I'm a web developer and designer, and work out of my own shop, Heta
([http://heta.co](http://heta.co)). I primarily develop, design, and customize
WordPress themes, or convert PSD designs or HTML/CSS/jQuery to WordPress.

I've worked on complex sites for digital agnecies (100+ pages, 30+ templates,
25+ plugins), as well as on smaller sites for small businesses/individuals.

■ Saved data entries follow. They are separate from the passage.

__global__ __launch_bounds__(NT) void selector_inverse_kernel(uint32_t log_m, const uint32_t* __restrict__ tw_fwd, uint32_t* __restrict__ inv_xm1) {
  const uint32_t N2 = 1u << log_m, N = N2 >> 1;
  const uint32_t j0 = (blockIdx.x * NT + threadIdx.x) * 8;
  if (j0 >= N2) return;
  uint32_t d[8], pre[8];
  uint32_t run = bb::R1;
#pragma unroll
  for (int k = 0; k < 8; k++) {
    const uint32_t j = j0 + k;
    const uint32_t wj = j < N ? tw_fwd[j] : bb::neg(tw_fwd[j - N]);
    d[k] = bb::sub(bb::mont_mul(wj, bb::to_mont(bb::GEN)), bb::R1);
    pre[k] = run; run = bb::mont_mul(run, d[k]);
  }
  uint32_t inv = bb::R1, b = run, e = bb::P - 2;
  while (e) { if (e & 1) inv = bb::mont_mul(inv, b); b = bb::mont_mul(b, b); e >>= 1; }
#pragma unroll
  for (int k = 7; k >= 0; k--) { inv_xm1[j0 + k] = bb::mont_mul(inv, pre[k]); inv = bb::mont_mul(inv, d[k]); }
}


__global__ __launch_bounds__(NT) void leaf_hash_kernel(const p2::Consts* __restrict__ cp, const uint32_t* __restrict__ mat, uint32_t width, uint64_t n, uint32_t in_scale, uint32_t* __restrict__ digests) {
  const uint64_t j = (uint64_t)blockIdx.x * NT + threadIdx.x;
  if (j >= n) return;
  uint32_t s[p2::T];
#pragma unroll
  for (int i = 0; i < p2::T; i++) s[i] = 0;
  const uint4* m4 = reinterpret_cast<const uint4*>(mat);
  const uint32_t carry = cp->carry, out_scale = cp->out_scale;
  for (uint32_t off = 0; off < width; off += p2::RATE) {
    const uint4 lo = m4[((uint64_t)(off >> 3) * n + j) * 2], hi = m4[((uint64_t)(off >> 3) * n + j) * 2 + 1];
    const uint32_t v[8] = {lo.x, lo.y, lo.z, lo.w, hi.x, hi.y, hi.z, hi.w};
#pragma unroll
    for (int i = 0; i < p2::RATE; i++) s[i] = off + i < width ? bb::mont_mul_lazy(v[i], in_scale) : bb::mont_mul_lazy(s[i], carry);
#pragma unroll
    for (int i = p2::RATE; i < p2::T; i++) s[i] = bb::mont_mul_lazy(s[i], carry);
    p2::permute_scaled(s, *cp);
  }
  if (width == 0) p2::permute_scaled(s, *cp);
  uint4 d = make_uint4(bb::mont_mul(s[0], out_scale), bb::mont_mul(s[1], out_scale), bb::mont_mul(s[2], out_scale), bb::mont_mul(s[3], out_scale));
  reinterpret_cast<uint4*>(digests)[j] = d;
}

__global__ __launch_bounds__(NT) void leaf_absorb_kernel(const p2::Consts* __restrict__ cp, const uint32_t* __restrict__ mat, uint32_t width, uint32_t b0, uint32_t b1, uint64_t n, uint32_t in_scale,
                                                         uint4* __restrict__ state, int first, int last, uint32_t* __restrict__ digests) {
  const uint64_t j = (uint64_t)blockIdx.x * NT + threadIdx.x;
  if (j >= n) return;
  uint32_t s[p2::T];
  if (first) {
#pragma unroll
    for (int i = 0; i < p2::T; i++) s[i] = 0;
  } else {
    const uint4 a = state[j], b = state[n + j], c = state[2 * n + j];
    s[0] = a.x; s[1] = a.y; s[2] = a.z; s[3] = a.w; s[4] = b.x; s[5] = b.y; s[6] = b.z; s[7] = b.w; s[8] = c.x; s[9] = c.y; s[10] = c.z; s[11] = c.w;
  }
  const uint4* m4 = reinterpret_cast<const uint4*>(mat);
  const uint32_t carry = cp->carry, out_scale = cp->out_scale;
  for (uint32_t blk = b0; blk < b1; blk++) {
    const uint32_t off = blk * 8;
    const uint4 lo = m4[((uint64_t)blk * n + j) * 2], hi = m4[((uint64_t)blk * n + j) * 2 + 1];
    const uint32_t v[8] = {lo.x, lo.y, lo.z, lo.w, hi.x, hi.y, hi.z, hi.w};
#pragma unroll
    for (int i = 0; i < p2::RATE; i++) s[i] = off + i < width ? bb::mont_mul_lazy(v[i], in_scale) : bb::mont_mul_lazy(s[i], carry);
#pragma unroll
    for (int i = p2::RATE; i < p2::T; i++) s[i] = bb::mont_mul_lazy(s[i], carry);
    p2::permute_scaled(s, *cp);
  }
  if (last) {
    reinterpret_cast<uint4*>(digests)[j] = make_uint4(bb::mont_mul(s[0], out_scale), bb::mont_mul(s[1], out_scale), bb::mont_mul(s[2], out_scale), bb::mont_mul(s[3], out_scale));
  } else {
    state[j] = make_uint4(s[0], s[1], s[2], s[3]); state[n + j] = make_uint4(s[4], s[5], s[6], s[7]); state[2 * n + j] = make_uint4(s[8], s[9], s[10], s[11]);
  }
}

__global__ __launch_bounds__(NT) void compress_kernel(const p2::Consts* __restrict__ cp, const uint32_t* __restrict__ in, uint64_t n_out, uint32_t* __restrict__ out) {
  const uint64_t i = (uint64_t)blockIdx.x * NT + threadIdx.x;
  if (i >= n_out) return;
  const uint4 l = reinterpret_cast<const uint4*>(in)[2 * i], r = reinterpret_cast<const uint4*>(in)[2 * i + 1];
  const uint32_t k = cp->in_scale, ko = cp->out_scale;
  uint32_t s[p2::T] = {bb::mont_mul_lazy(l.x, k), bb::mont_mul_lazy(l.y, k), bb::mont_mul_lazy(l.z, k), bb::mont_mul_lazy(l.w, k), bb::mont_mul_lazy(r.x, k), bb::mont_mul_lazy(r.y, k),
                       bb::mont_mul_lazy(r.z, k), bb::mont_mul_lazy(r.w, k), 0, 0, 0, 0};
  p2::permute_scaled(s, *cp);
  reinterpret_cast<uint4*>(out)[i] = make_uint4(bb::mont_mul(s[0], ko), bb::mont_mul(s[1], ko), bb::mont_mul(s[2], ko), bb::mont_mul(s[3], ko));
}

constexpr uint32_t SUBTREE = 1024, NT_SUB = 1024;
__global__ __launch_bounds__(NT_SUB) void subtree_kernel(const p2::Consts* __restrict__ cp, uint32_t* cur, uint64_t m, uint32_t per_wg, uint32_t* counter) {
  __shared__ uint4 buf[SUBTREE];
  __shared__ uint32_t last_one;
  const uint32_t t = threadIdx.x;
  uint64_t pos0 = (uint64_t)blockIdx.x * per_wg;
  for (uint32_t e = t; e < per_wg; e += NT_SUB) {
    const uint4 v = reinterpret_cast<const uint4*>(cur)[pos0 + e];
    buf[e] = make_uint4(bb::to_mont(v.x), bb::to_mont(v.y), bb::to_mont(v.z), bb::to_mont(v.w));
  }
  __syncthreads();
 levels:
  for (uint32_t cnt = per_wg; cnt > 1; cnt >>= 1) {
    cur += 4 * m; m >>= 1; pos0 >>= 1;
    const uint32_t n_perm = cnt / 2;
    if (n_perm > NT_SUB / 16) {
      const bool active = t < n_perm;
      uint32_t s[p2::T];
      if (active) {
        const uint4 l = buf[2 * t], r = buf[2 * t + 1];
// ... 95 lines not shown
    hipLaunchKernelGGL(compress_kernel, dim3(grid_for(m / 2)), dim3(NT), 0, s, cp, cur, m / 2, nxt);
    cur = nxt;
  }
  if (m > 1) {
    const uint32_t per = m < SUBTREE ? (uint32_t)m : SUBTREE;
    hipLaunchKernelGGL(subtree_kernel, dim3((unsigned)(m / per)), dim3(NT_SUB), 0, s, cp, cur, m, per, ring.take());
  }
}

}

Technologies I use: PHP, HTML, CSS, jQuery, CodeIgniter, WordPress, mySQL,
ZURB Foundation (3 & 4), Bootstrap, SVN or Git for version control, Fogbugz or
Sifter for issue tracking, HipChat to stay in touch. Self-taught and
resourceful.

Reach out to me at: hn [at] heta [dot] co (not com). I can send you links to
live sites I've developed, sites I've converted to WP, etc.

------
roybarberuk
SEEKING WORK - Freelance UX/Design and Frontend Coder Remote: Based in
Doncaster, UK. Working from my well equipped office space:
[http://instagram.com/p/b4GtPfH8Nw/](http://instagram.com/p/b4GtPfH8Nw/)
Portfolio: [http://dribbble.com/roybarberuk](http://dribbble.com/roybarberuk)
& [http://roybarber.com](http://roybarber.com) Freelance UX/Design, from
low/high fidelity mockups in Axure/HTML to Design to Front End Code/Wordpress.
Have done css in ruby/node & angular.js Extensive experience with responsive
website and wordpress. Email: hi@roybarber.com other contact details on my
website. Alternatively enquire through dribbble.

------
akbarnama
SEEKING WORK - remote only, from Mumbai-India

Django, Javascript

[https://www.book-pay.com](https://www.book-pay.com) went live in June 2013 -
developed from scratch in Django and Postgres,a site for booking seat for
cycling tours offered by www.londonbicycle.com - so far 300+ users with 300+
seats booked

Helped in launching [http://www.foodfan.com](http://www.foodfan.com) \-
Django,Postgres, S3 for photos, Sphinx for search, Jquery

8+ years of software development experience in dotnet and Django, open to
working on other technologies. Have worked with clients from US, UK and Syria

A blog post - [http://vishalsodani.com/programming/experience-report-
from-z...](http://vishalsodani.com/programming/experience-report-from-zero-
to-500).

Contact: vishalsodani@gmail.com

------
freelancedatasf
SEEKING WORK - San Francisco, CA / Remote / Limited travel

Strategy consultant turned data scientist available for strategic data-driven
projects. Experience and interest in the following high-impact areas:

* Fraud Prevention and Risk Management: Experience designing and implementing technical and policy-level systems for combating a wide range of fraud vectors -- both online and for offline, technology-enabled partners

* Pricing: Available for projects focused on novel pricing challenges and pricing/product launch strategy. Experienced with novel mechanisms such as information/prediction markets, modeling market and other social dynamics.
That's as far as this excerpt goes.